int halo_consumer_snapshot(halo_handle_t b, const HaloDisplay* dsp, uint8_t* rgb_out, float* xyz_out, double* total_intensity) {
  if (!b || !dsp) return HALO_FATAL;
  if (!b->cons_sum.ptr) return fail(b, HALO_FATAL, "consumer_snapshot before consumer_fold");
  HIPCHK(b, hipSetDevice(b->device));
  const uint32_t npix = static_cast<uint32_t>(b->cons_w) * static_cast<uint32_t>(b->cons_h);
  const size_t n = static_cast<size_t>(npix) * 3;
  const float snapshot_intensity = static_cast<float>(b->total_intensity);
  const float scale = (npix == 0 || snapshot_intensity <= 0.0f) ? 0.0f : dsp->intensity_factor * 0.08f * static_cast<float>(npix) / snapshot_intensity;
  if (rgb_out) HIPCHK(b, b->cons_rgb.reserve(n));
  if (xyz_out) HIPCHK(b, b->cons_xyz_out.reserve(n));
  hipError_t e = launch_post_snapshot(b->cons_sum.ptr, b->cons_comp.ptr, rgb_out ? b->cons_rgb.ptr : nullptr,
                                      xyz_out ? b->cons_xyz_out.ptr : nullptr, npix, scale, dsp->ray_color, dsp->background,
                                      b->cu_count * 8, b->stream);
  if (e != hipSuccess) return hip_fail(b, e, "halo_post_snapshot_kernel launch");
  if (rgb_out) HIPCHK(b, hipMemcpyAsync(rgb_out, b->cons_rgb.ptr, n, hipMemcpyDeviceToHost, b->stream));
  if (xyz_out) HIPCHK(b, hipMemcpyAsync(xyz_out, b->cons_xyz_out.ptr, n * sizeof(float), hipMemcpyDeviceToHost, b->stream));
  HIPCHK(b, hipStreamSynchronize(b->stream));
  if (rgb_out && scale == 0.0f) std::memset(rgb_out, 0, n);
  if (total_intensity) *total_intensity = b->total_intensity;
  return HALO_OK;
}

float halo_host_ev_auto(float p99_y, float per_pixel_intensity, float target_white) {
  if (per_pixel_intensity <= 0.0f || p99_y <= 0.0f) return 0.0f;
  const float p99_norm = p99_y / per_pixel_intensity;
  const float t = target_white / 255.0f;
  const float target_linear = t <= 0.04045f ? t / 12.92f : std::pow((t + 0.055f) / 1.055f, 2.4f);
  if (target_linear <= 0.0f || p99_norm <= 0.0f) return 0.0f;
  const float ev = std::log2f(target_linear / p99_norm);
  return std::min(std::max(ev, -6.0f), 6.0f);
}

int halo_consumer_auto_ev(halo_handle_t b, int32_t downsample_factor, float target_white, HaloAutoEv* out) {
  if (!b) return HALO_FATAL;
  if (!out) return fail(b, HALO_FATAL, "consumer_auto_ev: out is NULL");
  if (!b->cons_sum.ptr) return fail(b, HALO_FATAL, "consumer_auto_ev before consumer_fold");
  if (!(target_white > 0.0f && target_white <= 255.0f)) return fail(b, HALO_FATAL, "consumer_auto_ev: target_white must lie in (0, 255]");
  HIPCHK(b, hipSetDevice(b->device));
  const uint32_t w = static_cast<uint32_t>(b->cons_w), h = static_cast<uint32_t>(b->cons_h), npix = w * h;
  const uint32_t f = downsample_factor > 1 ? static_cast<uint32_t>(downsample_factor) : 1u;
  const bool coarse = f > 1u && w / f > 0u && h / f > 0u;
  const uint32_t wc = coarse ? w / f : 0u, hc = coarse ? h / f : 0u;
  const uint32_t n_vals = coarse ? wc * hc : npix;
  HIPCHK(b, b->aev_vals.reserve(n_vals));
  constexpr size_t kRecWords = sizeof(AevRecord) / sizeof(uint32_t);
  HIPCHK(b, b->aev_ws.reserve(kRecWords + kAevHistWords));
  AevRecord* rec_dev = reinterpret_cast<AevRecord*>(b->aev_ws.ptr);
  hipError_t e = launch_aev_values(b->cons_sum.ptr, b->cons_comp.ptr, w, h, f, wc, hc, b->aev_vals.ptr, b->cu_count * 8, b->stream);
  if (e != hipSuccess) return hip_fail(b, e, "halo_aev value kernel launch");
  const bool one_wg = b->aev_select < 0 ? n_vals <= kAevSmallMax : b->aev_select == 1;
  e = launch_aev_select(b->aev_vals.ptr, n_vals, rec_dev, b->aev_ws.ptr + kRecWords, one_wg, b->aev_agg_hist != 0, b->cu_count, b->stream);
  if (e != hipSuccess) return hip_fail(b, e, "halo_aev select kernel launch");
  AevRecord rec{};
  HIPCHK(b, hipMemcpyAsync(&rec, rec_dev, sizeof(rec), hipMemcpyDeviceToHost, b->stream));
  HIPCHK(b, hipStreamSynchronize(b->stream));
  float p99 = 0.0f;
  if (rec.count) std::memcpy(&p99, &rec.p99_bits, sizeof(float));
  if (coarse) p99 = p99 / (static_cast<float>(f) * static_cast<float>(f));
  const float snapshot_intensity = static_cast<float>(b->total_intensity);
  const int total_pix = b->cons_w * b->cons_h;
  const float per_pixel = total_pix > 0 ? snapshot_intensity / (0.08f * total_pix) : 0.0f;
  out->p99_y = p99;
  out->per_pixel_intensity = per_pixel;
  out->ev_auto = halo_host_ev_auto(p99, per_pixel, target_white);
  out->produced = (p99 > 0.0f && per_pixel > 0.0f) ? 1 : 0;
  out->value_count = rec.count;
  out->coarse_w = static_cast<int32_t>(wc);
  out->coarse_h = static_cast<int32_t>(hc);
  return HALO_OK;
}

════════════════════

- Exercise objective: Once you have read the entries, repeat them all exactly.

- Response to this task:
int halo_consumer_snapshot(halo_handle_t b, const HaloDisplay* dsp, uint8_t* rgb_out, float* xyz_out, double* total_intensity) {
  if (!b || !dsp) return HALO_FATAL;
  if (!b->cons_sum.ptr) return fail(b, HALO_FATAL, "consumer_snapshot before consumer_fold");
  HIPCHK(b, hipSetDevice(b->device));
  const uint32_t npix = static_cast<uint32_t>(b->cons_w) * static_cast<uint32_t>(b->cons_h);
  const size_t n = static_cast<size_t>(npix) * 3;
  const float snapshot_intensity = static_cast<float>(b->total_intensity);
  const float scale = (npix == 0 || snapshot_intensity <= 0.0f) ? 0.0f : dsp->intensity_factor * 0.08f * static_cast<float>(npix) / snapshot_intensity;
  if (rgb_out) HIPCHK(b, b->cons_rgb.reserve(n));
  if (xyz_out) HIPCHK(b, b->cons_xyz_out.reserve(n));
  hipError_t e = launch_post_snapshot(b->cons_sum.ptr, b->cons_comp.ptr, rgb_out ? b->cons_rgb.ptr : nullptr,
                                      xyz_out ? b->cons_xyz_out.ptr : nullptr, npix, scale, dsp->ray_color, dsp->background,
                                      b->cu_count * 8, b->stream);
  if (e != hipSuccess) return hip_fail(b, e, "halo_post_snapshot_kernel launch");
  if (rgb_out) HIPCHK(b, hipMemcpyAsync(rgb_out, b->cons_rgb.ptr, n, hipMemcpyDeviceToHost, b->stream));
  if (xyz_out) HIPCHK(b, hipMemcpyAsync(xyz_out, b->cons_xyz_out.ptr, n * sizeof(float), hipMemcpyDeviceToHost, b->stream));
  HIPCHK(b, hipStreamSynchronize(b->stream));
  if (rgb_out && scale == 0.0f) std::memset(rgb_out, 0, n);
  if (total_intensity) *total_intensity = b->total_intensity;
  return HALO_OK;
}

float halo_host_ev_auto(float p99_y, float per_pixel_intensity, float target_white) {
  if (per_pixel_intensity <= 0.0f || p99_y <= 0.0f) return 0.0f;
  const float p99_norm = p99_y / per_pixel_intensity;
  const float t = target_white / 255.0f;
  const float target_linear = t <= 0.04045f ? t / 12.92f : std::pow((t + 0.055f) / 1.055f, 2.4f);
  if (target_linear <= 0.0f || p99_norm <= 0.0f) return 0.0f;
  const float ev = std::log2f(target_linear / p99_norm);
  return std::min(std::max(ev, -6.0f), 6.0f);
}

int halo_consumer_auto_ev(halo_handle_t b, int32_t downsample_factor, float target_white, HaloAutoEv* out) {
  if (!b) return HALO_FATAL;
  if (!out) return fail(b, HALO_FATAL, "consumer_auto_ev: out is NULL");
  if (!b->cons_sum.ptr) return fail(b, HALO_FATAL, "consumer_auto_ev before consumer_fold");
  if (!(target_white > 0.0f && target_white <= 255.0f)) return fail(b, HALO_FATAL, "consumer_auto_ev: target_white must lie in (0, 255]");
  HIPCHK(b, hipSetDevice(b->device));
  const uint32_t w = static_cast<uint32_t>(b->cons_w), h = static_cast<uint32_t>(b->cons_h), npix = w * h;
  const uint32_t f = downsample_factor > 1 ? static_cast<uint32_t>(downsample_factor) : 1u;
  const bool coarse = f > 1u && w / f > 0u && h / f > 0u;
  const uint32_t wc = coarse ? w / f : 0u, hc = coarse ? h / f : 0u;
  const uint32_t n_vals = coarse ? wc * hc : npix;
  HIPCHK(b, b->aev_vals.reserve(n_vals));
  constexpr size_t kRecWords = sizeof(AevRecord) / sizeof(uint32_t);
  HIPCHK(b, b->aev_ws.reserve(kRecWords + kAevHistWords));
  AevRecord* rec_dev = reinterpret_cast<AevRecord*>(b->aev_ws.ptr);
  hipError_t e = launch_aev_values(b->cons_sum.ptr, b->cons_comp.ptr, w, h, f, wc, hc, b->aev_vals.ptr, b->cu_count * 8, b->stream);
  if (e != hipSuccess) return hip_fail(b, e, "halo_aev value kernel launch");
  const bool one_wg = b->aev_select < 0 ? n_vals <= kAevSmallMax : b->aev_select == 1;
  e = launch_aev_select(b->aev_vals.ptr, n_vals, rec_dev, b->aev_ws.ptr + kRecWords, one_wg, b->aev_agg_hist != 0, b->cu_count, b->stream);
  if (e != hipSuccess) return hip_fail(b, e, "halo_aev select kernel launch");
  AevRecord rec{};
  HIPCHK(b, hipMemcpyAsync(&rec, rec_dev, sizeof(rec), hipMemcpyDeviceToHost, b->stream));
  HIPCHK(b, hipStreamSynchronize(b->stream));
  float p99 = 0.0f;
  if (rec.count) std::memcpy(&p99, &rec.p99_bits, sizeof(float));
  if (coarse) p99 = p99 / (static_cast<float>(f) * static_cast<float>(f));
  const float snapshot_intensity = static_cast<float>(b->total_intensity);
  const int total_pix = b->cons_w * b->cons_h;
  const float per_pixel = total_pix > 0 ? snapshot_intensity / (0.08f * total_pix) : 0.0f;
  out->p99_y = p99;
  out->per_pixel_intensity = per_pixel;
  out->ev_auto = halo_host_ev_auto(p99, per_pixel, target_white);
  out->produced = (p99 > 0.0f && per_pixel > 0.0f) ? 1 : 0;
  out->value_count = rec.count;
  out->coarse_w = static_cast<int32_t>(wc);
  out->coarse_h = static_cast<int32_t>(hc);
  return HALO_OK;
}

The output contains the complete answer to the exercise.